[[ EXERCISE INPUTS open ]]

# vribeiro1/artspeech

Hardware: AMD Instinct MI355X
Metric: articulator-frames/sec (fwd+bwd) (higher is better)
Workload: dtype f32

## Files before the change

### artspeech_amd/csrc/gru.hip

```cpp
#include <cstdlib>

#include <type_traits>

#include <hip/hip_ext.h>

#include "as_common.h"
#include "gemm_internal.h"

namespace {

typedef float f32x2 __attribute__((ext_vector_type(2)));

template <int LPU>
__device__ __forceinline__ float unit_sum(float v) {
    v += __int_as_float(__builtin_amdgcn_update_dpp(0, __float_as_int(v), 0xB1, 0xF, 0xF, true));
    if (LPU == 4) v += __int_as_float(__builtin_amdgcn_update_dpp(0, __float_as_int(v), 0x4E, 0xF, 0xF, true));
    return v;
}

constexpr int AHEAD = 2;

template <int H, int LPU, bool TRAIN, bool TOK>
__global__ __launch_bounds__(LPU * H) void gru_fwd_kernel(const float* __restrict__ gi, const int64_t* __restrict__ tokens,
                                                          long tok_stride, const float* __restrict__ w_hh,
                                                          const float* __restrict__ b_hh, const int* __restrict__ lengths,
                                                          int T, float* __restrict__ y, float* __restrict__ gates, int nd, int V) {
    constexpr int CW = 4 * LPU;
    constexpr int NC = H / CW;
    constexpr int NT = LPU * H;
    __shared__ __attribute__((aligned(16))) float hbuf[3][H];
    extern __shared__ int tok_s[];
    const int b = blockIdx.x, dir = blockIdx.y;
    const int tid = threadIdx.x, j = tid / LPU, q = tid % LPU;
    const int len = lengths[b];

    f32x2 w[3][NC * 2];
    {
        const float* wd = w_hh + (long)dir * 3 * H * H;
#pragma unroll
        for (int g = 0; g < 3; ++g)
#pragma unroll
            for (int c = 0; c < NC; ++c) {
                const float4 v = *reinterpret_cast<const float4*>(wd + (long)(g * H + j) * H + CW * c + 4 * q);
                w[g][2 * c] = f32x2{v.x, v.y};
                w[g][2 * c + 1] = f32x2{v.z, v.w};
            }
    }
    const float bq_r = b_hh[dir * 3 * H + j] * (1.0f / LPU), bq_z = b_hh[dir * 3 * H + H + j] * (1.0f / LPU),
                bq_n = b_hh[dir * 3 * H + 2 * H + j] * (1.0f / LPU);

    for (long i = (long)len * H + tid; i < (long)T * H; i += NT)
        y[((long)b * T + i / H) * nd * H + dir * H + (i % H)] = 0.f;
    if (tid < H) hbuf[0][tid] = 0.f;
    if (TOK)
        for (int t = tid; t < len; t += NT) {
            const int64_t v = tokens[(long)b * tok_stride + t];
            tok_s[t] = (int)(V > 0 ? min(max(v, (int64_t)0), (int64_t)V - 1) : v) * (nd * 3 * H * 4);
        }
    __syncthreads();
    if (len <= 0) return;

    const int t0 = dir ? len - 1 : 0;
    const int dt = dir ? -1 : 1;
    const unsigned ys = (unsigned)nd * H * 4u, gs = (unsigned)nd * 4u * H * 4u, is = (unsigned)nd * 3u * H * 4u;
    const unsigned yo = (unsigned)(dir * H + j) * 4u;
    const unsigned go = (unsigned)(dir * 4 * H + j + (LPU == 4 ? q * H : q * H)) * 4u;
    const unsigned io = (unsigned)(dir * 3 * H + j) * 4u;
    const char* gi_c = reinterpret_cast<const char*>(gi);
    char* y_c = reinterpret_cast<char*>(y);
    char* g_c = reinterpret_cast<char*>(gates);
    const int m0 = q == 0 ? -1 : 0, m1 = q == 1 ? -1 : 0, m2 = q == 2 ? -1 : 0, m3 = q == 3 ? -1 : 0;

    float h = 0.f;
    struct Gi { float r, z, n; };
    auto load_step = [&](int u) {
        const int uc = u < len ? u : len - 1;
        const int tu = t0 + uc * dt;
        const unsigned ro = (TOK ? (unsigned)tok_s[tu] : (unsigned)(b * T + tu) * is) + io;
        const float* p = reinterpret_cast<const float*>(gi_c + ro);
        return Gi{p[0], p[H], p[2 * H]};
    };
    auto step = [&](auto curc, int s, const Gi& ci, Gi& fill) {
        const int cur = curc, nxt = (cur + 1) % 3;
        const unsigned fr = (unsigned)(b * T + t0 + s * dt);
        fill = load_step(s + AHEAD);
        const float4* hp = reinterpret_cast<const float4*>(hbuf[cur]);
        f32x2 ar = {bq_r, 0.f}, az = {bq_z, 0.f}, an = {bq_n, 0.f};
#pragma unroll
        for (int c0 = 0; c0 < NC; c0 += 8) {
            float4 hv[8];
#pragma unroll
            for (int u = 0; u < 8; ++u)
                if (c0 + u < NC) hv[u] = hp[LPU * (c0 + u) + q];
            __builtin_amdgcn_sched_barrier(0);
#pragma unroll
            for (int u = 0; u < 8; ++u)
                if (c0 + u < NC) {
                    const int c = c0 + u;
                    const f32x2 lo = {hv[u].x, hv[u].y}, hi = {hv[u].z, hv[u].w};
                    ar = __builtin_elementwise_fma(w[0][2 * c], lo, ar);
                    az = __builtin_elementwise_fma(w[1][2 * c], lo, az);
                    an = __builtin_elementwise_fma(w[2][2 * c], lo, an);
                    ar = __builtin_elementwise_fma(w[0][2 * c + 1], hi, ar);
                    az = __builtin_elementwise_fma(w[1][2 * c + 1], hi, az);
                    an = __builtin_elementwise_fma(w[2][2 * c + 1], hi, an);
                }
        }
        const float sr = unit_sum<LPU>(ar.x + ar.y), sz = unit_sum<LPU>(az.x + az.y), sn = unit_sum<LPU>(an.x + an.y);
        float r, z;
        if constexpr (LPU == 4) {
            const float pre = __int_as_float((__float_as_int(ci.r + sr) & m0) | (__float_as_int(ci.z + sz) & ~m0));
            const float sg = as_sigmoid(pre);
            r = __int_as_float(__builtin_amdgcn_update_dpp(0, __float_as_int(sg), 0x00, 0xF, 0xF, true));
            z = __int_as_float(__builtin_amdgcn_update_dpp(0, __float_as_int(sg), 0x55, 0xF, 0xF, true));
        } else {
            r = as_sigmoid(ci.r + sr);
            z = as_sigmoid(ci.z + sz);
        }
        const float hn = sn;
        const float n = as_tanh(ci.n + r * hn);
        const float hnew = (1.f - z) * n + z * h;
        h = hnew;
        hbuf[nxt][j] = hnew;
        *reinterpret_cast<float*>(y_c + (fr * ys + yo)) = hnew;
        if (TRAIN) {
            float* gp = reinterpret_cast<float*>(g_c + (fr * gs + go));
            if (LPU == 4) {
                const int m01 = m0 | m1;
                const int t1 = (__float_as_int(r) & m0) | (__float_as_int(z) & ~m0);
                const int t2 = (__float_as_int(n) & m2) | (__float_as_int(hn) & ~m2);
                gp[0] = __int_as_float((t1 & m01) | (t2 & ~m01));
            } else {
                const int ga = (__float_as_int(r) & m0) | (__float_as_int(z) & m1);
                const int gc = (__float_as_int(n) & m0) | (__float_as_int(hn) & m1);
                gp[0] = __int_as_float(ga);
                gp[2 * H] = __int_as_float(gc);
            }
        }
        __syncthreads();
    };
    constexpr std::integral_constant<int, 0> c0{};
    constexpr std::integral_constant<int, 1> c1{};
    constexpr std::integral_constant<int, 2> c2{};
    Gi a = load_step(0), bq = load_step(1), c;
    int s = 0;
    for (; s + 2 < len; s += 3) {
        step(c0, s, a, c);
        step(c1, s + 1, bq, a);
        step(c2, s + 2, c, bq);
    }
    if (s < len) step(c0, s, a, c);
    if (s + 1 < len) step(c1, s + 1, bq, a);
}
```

[[ EXERCISE INPUTS closed ]]
[[ EXERCISE INPUTS open ]]

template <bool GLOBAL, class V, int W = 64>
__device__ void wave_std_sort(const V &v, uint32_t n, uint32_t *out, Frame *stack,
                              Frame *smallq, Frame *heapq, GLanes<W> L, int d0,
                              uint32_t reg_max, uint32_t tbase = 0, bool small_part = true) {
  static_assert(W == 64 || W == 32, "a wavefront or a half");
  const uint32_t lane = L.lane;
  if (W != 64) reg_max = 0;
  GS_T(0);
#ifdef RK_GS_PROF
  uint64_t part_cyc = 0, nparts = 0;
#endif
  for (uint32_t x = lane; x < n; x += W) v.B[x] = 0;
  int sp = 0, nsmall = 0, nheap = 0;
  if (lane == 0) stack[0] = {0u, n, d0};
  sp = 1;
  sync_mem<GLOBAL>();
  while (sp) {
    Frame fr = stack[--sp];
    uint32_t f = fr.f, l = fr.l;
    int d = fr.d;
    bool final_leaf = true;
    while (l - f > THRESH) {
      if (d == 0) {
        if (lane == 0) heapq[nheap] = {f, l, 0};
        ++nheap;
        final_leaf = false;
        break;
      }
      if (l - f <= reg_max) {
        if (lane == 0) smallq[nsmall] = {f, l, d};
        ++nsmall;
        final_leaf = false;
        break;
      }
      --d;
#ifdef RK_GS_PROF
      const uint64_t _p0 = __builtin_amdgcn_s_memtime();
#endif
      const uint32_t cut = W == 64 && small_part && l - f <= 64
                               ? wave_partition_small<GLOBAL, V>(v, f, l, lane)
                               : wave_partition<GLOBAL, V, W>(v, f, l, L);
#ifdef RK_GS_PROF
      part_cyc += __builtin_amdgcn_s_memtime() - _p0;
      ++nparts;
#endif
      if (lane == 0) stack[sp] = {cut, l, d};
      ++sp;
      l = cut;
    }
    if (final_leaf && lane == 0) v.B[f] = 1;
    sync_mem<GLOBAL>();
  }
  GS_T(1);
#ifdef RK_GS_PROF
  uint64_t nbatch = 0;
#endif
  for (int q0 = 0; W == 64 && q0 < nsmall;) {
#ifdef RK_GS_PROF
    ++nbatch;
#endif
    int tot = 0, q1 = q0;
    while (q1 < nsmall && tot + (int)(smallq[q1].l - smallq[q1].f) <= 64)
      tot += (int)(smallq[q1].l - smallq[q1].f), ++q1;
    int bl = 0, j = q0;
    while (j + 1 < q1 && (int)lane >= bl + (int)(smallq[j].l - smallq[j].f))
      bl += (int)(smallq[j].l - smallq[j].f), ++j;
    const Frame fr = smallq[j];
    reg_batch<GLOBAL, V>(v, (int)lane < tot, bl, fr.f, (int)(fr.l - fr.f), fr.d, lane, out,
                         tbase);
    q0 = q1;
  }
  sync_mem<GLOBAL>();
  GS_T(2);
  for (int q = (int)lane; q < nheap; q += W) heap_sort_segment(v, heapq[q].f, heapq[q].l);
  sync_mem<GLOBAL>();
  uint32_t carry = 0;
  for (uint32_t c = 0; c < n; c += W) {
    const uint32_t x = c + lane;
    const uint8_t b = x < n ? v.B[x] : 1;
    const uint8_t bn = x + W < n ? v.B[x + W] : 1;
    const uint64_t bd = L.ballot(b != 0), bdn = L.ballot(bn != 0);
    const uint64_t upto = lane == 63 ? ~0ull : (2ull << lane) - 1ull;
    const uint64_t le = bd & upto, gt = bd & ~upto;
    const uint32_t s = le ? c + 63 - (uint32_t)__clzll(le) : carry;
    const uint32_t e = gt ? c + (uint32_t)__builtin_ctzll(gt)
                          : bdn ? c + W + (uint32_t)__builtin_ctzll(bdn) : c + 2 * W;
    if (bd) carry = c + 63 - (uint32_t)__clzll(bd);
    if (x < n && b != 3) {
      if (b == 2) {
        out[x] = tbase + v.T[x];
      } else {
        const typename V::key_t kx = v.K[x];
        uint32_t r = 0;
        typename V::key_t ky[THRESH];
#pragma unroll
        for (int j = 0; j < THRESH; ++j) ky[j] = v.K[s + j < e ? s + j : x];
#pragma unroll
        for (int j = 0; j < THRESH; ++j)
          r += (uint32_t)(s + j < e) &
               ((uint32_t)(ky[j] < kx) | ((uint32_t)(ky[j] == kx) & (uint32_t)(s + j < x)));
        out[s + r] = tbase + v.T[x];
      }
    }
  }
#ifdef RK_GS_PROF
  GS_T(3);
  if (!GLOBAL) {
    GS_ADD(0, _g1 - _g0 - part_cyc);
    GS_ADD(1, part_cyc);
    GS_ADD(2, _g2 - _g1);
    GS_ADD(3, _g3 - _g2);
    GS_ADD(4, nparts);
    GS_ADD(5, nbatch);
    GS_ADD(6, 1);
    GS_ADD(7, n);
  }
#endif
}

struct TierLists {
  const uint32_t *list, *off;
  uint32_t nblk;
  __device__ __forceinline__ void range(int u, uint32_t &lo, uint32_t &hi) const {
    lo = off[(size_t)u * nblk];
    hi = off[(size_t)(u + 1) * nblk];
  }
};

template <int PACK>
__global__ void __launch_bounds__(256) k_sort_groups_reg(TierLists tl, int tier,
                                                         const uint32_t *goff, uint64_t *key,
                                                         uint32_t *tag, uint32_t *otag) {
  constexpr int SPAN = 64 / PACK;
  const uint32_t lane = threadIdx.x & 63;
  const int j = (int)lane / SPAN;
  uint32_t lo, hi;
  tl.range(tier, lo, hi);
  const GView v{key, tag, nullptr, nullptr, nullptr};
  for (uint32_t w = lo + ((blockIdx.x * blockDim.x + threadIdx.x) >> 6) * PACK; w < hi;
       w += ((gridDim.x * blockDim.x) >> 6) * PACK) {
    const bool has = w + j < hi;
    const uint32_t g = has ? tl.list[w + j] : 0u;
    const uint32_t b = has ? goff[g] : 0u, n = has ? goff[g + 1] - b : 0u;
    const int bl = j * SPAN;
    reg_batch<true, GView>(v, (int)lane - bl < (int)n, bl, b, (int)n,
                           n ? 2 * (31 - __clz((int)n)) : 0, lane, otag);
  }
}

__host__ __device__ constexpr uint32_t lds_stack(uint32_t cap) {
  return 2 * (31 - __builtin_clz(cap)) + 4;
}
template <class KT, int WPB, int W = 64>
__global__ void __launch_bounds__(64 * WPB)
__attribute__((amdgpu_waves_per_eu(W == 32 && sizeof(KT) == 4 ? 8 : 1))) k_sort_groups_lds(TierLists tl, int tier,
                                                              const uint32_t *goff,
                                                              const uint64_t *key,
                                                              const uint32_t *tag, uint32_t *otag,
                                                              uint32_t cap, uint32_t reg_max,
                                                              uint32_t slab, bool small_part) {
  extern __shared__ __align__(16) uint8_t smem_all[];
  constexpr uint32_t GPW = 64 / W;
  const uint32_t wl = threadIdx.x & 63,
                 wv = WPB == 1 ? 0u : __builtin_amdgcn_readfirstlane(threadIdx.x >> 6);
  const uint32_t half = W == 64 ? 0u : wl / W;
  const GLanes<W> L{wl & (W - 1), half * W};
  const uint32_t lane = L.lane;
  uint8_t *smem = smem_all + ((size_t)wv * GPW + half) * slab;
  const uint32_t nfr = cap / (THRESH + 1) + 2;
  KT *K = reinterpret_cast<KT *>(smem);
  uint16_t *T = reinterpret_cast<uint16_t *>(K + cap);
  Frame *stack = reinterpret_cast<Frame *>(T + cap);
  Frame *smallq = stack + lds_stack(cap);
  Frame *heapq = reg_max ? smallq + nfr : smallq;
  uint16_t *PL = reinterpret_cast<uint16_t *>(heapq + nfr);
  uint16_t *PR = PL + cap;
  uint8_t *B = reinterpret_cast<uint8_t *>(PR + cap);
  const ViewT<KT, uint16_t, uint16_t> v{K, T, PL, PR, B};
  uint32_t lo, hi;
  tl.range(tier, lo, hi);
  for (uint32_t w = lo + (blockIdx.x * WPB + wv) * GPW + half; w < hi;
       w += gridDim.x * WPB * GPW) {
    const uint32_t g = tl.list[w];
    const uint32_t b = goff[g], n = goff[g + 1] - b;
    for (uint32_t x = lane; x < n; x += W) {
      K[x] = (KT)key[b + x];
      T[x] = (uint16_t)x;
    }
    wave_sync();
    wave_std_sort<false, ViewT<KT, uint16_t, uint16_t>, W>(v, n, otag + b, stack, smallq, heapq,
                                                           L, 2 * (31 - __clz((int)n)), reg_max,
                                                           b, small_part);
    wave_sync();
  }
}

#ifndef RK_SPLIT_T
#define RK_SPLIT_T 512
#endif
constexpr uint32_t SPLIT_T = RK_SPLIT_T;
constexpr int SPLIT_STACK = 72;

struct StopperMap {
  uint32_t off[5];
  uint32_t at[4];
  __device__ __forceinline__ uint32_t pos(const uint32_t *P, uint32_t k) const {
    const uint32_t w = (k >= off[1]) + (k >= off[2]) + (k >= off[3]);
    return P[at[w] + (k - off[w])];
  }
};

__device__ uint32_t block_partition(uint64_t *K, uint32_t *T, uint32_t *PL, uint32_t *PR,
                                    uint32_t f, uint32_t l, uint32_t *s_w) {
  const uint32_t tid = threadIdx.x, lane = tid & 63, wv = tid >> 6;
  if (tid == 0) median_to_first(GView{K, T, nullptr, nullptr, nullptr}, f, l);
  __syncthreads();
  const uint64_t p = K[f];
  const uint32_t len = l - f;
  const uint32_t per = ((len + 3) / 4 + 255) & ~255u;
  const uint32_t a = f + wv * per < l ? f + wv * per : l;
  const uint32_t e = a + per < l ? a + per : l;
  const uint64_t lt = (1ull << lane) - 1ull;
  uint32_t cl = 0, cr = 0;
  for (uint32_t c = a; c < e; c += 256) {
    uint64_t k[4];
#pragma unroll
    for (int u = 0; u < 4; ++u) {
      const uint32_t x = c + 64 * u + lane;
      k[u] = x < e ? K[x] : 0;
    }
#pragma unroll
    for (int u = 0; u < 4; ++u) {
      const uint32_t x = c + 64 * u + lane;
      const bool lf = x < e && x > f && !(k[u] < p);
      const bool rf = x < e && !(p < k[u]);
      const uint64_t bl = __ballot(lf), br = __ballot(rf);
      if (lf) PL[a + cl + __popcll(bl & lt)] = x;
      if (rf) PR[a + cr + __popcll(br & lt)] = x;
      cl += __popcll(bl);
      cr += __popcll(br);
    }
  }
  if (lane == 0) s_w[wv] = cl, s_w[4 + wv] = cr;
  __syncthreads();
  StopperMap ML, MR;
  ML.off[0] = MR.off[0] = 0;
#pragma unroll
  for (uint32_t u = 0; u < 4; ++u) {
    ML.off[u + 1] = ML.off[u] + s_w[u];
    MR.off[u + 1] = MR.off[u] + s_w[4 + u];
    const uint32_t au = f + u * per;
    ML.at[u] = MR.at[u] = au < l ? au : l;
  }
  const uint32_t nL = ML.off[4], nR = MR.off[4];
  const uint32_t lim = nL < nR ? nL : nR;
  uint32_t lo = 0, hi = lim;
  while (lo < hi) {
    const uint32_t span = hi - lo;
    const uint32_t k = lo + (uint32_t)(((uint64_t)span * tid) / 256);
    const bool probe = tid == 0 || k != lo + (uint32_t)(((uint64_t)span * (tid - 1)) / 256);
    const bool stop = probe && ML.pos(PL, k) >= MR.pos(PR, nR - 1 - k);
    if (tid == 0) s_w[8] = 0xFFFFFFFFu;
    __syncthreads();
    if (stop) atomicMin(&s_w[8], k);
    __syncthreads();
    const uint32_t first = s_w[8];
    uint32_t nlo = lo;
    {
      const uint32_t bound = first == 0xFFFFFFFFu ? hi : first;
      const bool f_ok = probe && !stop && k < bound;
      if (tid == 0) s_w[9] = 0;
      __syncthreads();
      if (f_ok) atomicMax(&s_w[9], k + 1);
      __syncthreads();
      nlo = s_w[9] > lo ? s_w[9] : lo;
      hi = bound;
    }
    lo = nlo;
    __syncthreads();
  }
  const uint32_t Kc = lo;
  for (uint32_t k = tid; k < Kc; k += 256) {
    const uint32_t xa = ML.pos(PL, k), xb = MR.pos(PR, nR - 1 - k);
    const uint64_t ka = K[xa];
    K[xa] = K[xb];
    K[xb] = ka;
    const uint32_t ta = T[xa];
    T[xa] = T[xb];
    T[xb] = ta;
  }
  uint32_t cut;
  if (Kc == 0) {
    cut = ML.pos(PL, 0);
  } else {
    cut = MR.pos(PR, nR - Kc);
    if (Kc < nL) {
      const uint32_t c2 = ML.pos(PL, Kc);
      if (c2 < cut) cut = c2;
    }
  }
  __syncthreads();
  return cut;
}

[[ EXERCISE INPUTS closed ]]

WORK ORDER. Would you please copy all lines in the data that contain the word "nheap"?

EXERCISE SOLUTION.
  int sp = 0, nsmall = 0, nheap = 0;
        if (lane == 0) heapq[nheap] = {f, l, 0};
        ++nheap;
  for (int q = (int)lane; q < nheap; q += W) heap_sort_segment(v, heapq[q].f, heapq[q].l);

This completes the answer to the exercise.